SOURCE DATA: Begin
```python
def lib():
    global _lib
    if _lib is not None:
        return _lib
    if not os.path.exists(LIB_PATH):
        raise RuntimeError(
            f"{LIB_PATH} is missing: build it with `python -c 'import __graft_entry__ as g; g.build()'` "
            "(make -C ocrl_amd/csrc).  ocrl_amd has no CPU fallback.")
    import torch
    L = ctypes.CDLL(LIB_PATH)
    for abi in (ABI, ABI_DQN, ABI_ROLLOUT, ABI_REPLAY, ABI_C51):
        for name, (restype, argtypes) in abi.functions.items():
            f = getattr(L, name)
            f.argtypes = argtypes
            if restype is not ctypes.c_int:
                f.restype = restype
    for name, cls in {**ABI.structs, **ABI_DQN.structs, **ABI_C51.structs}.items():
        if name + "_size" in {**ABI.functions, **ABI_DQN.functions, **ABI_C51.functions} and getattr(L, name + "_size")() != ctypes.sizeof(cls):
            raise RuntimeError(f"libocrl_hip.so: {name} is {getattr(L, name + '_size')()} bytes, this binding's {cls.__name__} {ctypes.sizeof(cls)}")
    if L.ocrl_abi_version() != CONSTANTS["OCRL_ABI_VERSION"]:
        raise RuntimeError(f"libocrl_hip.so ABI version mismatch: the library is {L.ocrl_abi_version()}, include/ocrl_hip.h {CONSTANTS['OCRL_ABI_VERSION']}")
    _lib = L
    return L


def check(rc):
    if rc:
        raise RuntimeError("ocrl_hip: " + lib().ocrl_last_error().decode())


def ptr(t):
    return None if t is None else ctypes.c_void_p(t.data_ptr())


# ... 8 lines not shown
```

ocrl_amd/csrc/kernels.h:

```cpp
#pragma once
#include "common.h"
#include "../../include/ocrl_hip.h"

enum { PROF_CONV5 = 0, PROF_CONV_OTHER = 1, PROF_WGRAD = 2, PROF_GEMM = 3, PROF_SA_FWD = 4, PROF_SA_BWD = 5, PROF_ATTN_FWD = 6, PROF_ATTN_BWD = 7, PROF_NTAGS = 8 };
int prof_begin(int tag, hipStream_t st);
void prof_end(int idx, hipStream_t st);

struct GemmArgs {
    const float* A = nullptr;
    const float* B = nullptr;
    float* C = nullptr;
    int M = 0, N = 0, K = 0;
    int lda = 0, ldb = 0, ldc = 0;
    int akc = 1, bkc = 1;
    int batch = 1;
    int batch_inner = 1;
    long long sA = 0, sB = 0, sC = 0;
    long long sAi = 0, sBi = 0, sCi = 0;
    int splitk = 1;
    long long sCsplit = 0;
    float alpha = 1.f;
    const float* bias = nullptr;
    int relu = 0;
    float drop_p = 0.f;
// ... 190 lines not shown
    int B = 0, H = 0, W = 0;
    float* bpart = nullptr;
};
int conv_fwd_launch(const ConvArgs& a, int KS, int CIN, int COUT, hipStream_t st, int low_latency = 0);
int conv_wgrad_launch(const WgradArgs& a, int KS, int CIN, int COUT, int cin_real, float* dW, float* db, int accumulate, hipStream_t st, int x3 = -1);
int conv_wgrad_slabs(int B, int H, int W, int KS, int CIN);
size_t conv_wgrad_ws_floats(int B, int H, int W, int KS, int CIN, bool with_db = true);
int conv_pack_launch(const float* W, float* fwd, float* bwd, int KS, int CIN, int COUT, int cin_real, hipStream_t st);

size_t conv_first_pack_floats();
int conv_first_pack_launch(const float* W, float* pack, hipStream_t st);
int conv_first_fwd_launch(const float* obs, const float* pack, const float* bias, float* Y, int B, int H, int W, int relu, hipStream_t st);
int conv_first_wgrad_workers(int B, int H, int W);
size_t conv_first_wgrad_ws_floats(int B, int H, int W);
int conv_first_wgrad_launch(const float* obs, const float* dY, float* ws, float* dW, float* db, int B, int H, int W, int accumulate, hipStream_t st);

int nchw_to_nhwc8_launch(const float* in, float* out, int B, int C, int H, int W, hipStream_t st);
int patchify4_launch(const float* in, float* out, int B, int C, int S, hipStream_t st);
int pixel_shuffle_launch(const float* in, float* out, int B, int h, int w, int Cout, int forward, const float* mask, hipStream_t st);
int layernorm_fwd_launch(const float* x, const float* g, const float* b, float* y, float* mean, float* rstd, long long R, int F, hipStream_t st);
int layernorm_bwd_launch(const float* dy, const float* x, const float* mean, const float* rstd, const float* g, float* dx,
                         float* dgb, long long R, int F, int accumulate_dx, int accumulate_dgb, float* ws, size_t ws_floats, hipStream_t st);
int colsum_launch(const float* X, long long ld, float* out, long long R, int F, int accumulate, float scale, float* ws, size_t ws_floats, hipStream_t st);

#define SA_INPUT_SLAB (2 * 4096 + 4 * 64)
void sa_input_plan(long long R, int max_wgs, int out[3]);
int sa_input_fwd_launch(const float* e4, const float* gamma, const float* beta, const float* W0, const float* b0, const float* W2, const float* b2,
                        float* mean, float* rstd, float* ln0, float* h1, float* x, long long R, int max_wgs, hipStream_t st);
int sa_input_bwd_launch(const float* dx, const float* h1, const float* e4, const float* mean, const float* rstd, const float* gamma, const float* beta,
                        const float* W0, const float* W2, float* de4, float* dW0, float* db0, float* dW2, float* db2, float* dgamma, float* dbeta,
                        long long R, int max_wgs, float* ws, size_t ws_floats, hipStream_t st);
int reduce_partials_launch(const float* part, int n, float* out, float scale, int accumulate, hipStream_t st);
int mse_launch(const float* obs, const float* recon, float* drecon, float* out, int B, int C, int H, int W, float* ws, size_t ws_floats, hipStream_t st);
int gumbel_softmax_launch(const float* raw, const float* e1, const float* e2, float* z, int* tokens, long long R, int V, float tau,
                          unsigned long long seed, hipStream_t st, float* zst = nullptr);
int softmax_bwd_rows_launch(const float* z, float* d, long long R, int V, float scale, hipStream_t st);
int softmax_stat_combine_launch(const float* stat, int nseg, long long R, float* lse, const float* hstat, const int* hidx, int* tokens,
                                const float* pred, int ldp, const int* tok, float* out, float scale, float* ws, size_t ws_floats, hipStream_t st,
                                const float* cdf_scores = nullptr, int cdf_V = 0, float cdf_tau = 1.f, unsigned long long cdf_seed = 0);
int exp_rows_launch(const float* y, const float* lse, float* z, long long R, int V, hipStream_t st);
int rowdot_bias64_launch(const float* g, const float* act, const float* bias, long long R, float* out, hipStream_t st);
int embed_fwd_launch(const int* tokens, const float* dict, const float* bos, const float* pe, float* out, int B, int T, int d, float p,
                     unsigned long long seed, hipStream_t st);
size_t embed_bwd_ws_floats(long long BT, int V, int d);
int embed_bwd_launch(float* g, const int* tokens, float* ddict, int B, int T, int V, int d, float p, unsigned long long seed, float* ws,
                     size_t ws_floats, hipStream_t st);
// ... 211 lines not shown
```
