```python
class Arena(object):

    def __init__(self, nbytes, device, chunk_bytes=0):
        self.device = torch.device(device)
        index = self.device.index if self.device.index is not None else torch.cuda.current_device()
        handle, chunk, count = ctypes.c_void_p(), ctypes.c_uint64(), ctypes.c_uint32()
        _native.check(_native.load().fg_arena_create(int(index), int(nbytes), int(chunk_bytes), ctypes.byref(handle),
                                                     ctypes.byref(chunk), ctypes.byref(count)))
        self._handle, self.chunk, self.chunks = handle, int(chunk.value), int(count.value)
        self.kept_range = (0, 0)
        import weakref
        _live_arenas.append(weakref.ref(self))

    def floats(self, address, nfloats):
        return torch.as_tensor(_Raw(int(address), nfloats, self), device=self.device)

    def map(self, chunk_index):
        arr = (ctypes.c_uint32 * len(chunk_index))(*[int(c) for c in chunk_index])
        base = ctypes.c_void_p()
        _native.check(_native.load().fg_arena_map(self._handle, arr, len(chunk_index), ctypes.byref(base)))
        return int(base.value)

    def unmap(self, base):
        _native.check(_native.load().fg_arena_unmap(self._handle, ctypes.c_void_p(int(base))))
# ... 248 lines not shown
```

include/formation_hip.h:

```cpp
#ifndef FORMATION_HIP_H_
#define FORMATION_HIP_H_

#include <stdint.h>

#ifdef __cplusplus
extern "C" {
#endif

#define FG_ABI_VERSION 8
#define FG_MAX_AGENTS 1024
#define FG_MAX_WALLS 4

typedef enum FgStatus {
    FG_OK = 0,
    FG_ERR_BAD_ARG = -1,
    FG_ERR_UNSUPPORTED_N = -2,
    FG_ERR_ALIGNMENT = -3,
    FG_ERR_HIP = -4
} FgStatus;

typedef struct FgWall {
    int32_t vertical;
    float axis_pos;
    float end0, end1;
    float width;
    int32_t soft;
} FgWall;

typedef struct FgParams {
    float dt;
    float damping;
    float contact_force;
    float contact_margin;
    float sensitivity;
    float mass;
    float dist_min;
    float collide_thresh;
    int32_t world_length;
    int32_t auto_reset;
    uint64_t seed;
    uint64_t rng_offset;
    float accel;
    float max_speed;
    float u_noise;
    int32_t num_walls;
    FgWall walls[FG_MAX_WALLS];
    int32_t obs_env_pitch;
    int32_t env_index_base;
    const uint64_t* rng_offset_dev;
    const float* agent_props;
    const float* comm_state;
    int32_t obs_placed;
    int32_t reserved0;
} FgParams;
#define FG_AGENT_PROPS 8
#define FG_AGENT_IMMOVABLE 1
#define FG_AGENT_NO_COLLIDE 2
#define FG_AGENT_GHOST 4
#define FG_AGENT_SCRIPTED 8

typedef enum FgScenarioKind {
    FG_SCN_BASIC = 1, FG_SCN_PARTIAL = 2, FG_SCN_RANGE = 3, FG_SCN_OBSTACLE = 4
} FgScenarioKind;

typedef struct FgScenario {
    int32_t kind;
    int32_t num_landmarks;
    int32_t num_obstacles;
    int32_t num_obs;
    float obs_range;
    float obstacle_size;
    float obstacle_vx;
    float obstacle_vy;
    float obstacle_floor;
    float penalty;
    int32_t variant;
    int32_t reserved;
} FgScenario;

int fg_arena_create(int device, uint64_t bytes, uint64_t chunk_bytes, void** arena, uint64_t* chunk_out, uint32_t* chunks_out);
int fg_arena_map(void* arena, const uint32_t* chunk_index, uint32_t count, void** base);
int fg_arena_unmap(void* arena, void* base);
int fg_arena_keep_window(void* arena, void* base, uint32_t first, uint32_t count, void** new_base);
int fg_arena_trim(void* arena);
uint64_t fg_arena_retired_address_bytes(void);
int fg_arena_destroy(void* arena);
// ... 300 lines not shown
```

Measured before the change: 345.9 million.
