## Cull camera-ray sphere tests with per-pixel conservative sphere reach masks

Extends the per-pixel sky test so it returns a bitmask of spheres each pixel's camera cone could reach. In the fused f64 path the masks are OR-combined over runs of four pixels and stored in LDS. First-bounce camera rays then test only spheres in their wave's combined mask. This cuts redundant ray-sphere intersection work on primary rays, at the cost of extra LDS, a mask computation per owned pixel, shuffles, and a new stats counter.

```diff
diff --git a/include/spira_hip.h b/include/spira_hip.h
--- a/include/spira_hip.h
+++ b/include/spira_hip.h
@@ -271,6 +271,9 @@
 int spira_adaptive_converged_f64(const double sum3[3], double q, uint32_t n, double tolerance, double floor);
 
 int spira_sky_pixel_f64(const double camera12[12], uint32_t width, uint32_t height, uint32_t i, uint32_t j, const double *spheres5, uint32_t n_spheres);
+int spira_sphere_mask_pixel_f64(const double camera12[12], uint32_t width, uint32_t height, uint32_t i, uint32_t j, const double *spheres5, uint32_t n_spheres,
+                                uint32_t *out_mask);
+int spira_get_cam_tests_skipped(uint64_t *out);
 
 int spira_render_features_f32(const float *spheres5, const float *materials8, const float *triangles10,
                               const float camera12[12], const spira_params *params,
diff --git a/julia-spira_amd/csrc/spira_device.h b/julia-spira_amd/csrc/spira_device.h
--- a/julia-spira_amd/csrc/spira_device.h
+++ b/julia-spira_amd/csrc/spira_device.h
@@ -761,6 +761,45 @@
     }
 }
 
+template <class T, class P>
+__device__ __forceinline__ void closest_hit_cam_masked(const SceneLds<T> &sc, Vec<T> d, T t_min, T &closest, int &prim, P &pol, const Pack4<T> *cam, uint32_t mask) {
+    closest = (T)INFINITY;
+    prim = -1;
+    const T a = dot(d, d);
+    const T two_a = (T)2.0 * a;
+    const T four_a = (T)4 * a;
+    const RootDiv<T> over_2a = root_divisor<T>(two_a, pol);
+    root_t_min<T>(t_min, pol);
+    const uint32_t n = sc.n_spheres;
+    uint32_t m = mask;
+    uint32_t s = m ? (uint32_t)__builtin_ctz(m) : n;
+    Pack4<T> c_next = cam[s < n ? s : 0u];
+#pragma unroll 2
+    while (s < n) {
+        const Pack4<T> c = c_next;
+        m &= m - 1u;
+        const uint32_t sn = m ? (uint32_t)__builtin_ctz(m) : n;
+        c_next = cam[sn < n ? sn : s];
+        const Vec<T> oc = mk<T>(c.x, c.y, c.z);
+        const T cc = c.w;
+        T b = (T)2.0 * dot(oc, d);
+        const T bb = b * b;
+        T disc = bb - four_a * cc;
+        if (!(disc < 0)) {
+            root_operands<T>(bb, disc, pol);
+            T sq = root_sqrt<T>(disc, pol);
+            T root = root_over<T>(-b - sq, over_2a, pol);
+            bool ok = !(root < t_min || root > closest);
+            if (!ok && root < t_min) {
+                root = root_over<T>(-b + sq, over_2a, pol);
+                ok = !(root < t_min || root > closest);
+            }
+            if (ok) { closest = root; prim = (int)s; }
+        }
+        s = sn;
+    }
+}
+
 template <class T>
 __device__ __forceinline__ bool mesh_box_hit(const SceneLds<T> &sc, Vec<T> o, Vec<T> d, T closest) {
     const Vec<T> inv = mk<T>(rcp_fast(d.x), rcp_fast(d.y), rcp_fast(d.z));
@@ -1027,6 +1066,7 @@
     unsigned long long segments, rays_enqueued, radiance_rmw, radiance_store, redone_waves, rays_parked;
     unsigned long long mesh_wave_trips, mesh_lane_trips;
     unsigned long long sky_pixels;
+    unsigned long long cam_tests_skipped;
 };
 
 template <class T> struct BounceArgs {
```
SOURCE DATA: End
DIRECTIONS FOR THIS TASK: From the entries above, list each line with "width" in it.

REPLY:
    float width;
 int spira_sky_pixel_f64(const double camera12[12], uint32_t width, uint32_t height, uint32_t i, uint32_t j, const double *spheres5, uint32_t n_spheres);
+int spira_sphere_mask_pixel_f64(const double camera12[12], uint32_t width, uint32_t height, uint32_t i, uint32_t j, const double *spheres5, uint32_t n_spheres,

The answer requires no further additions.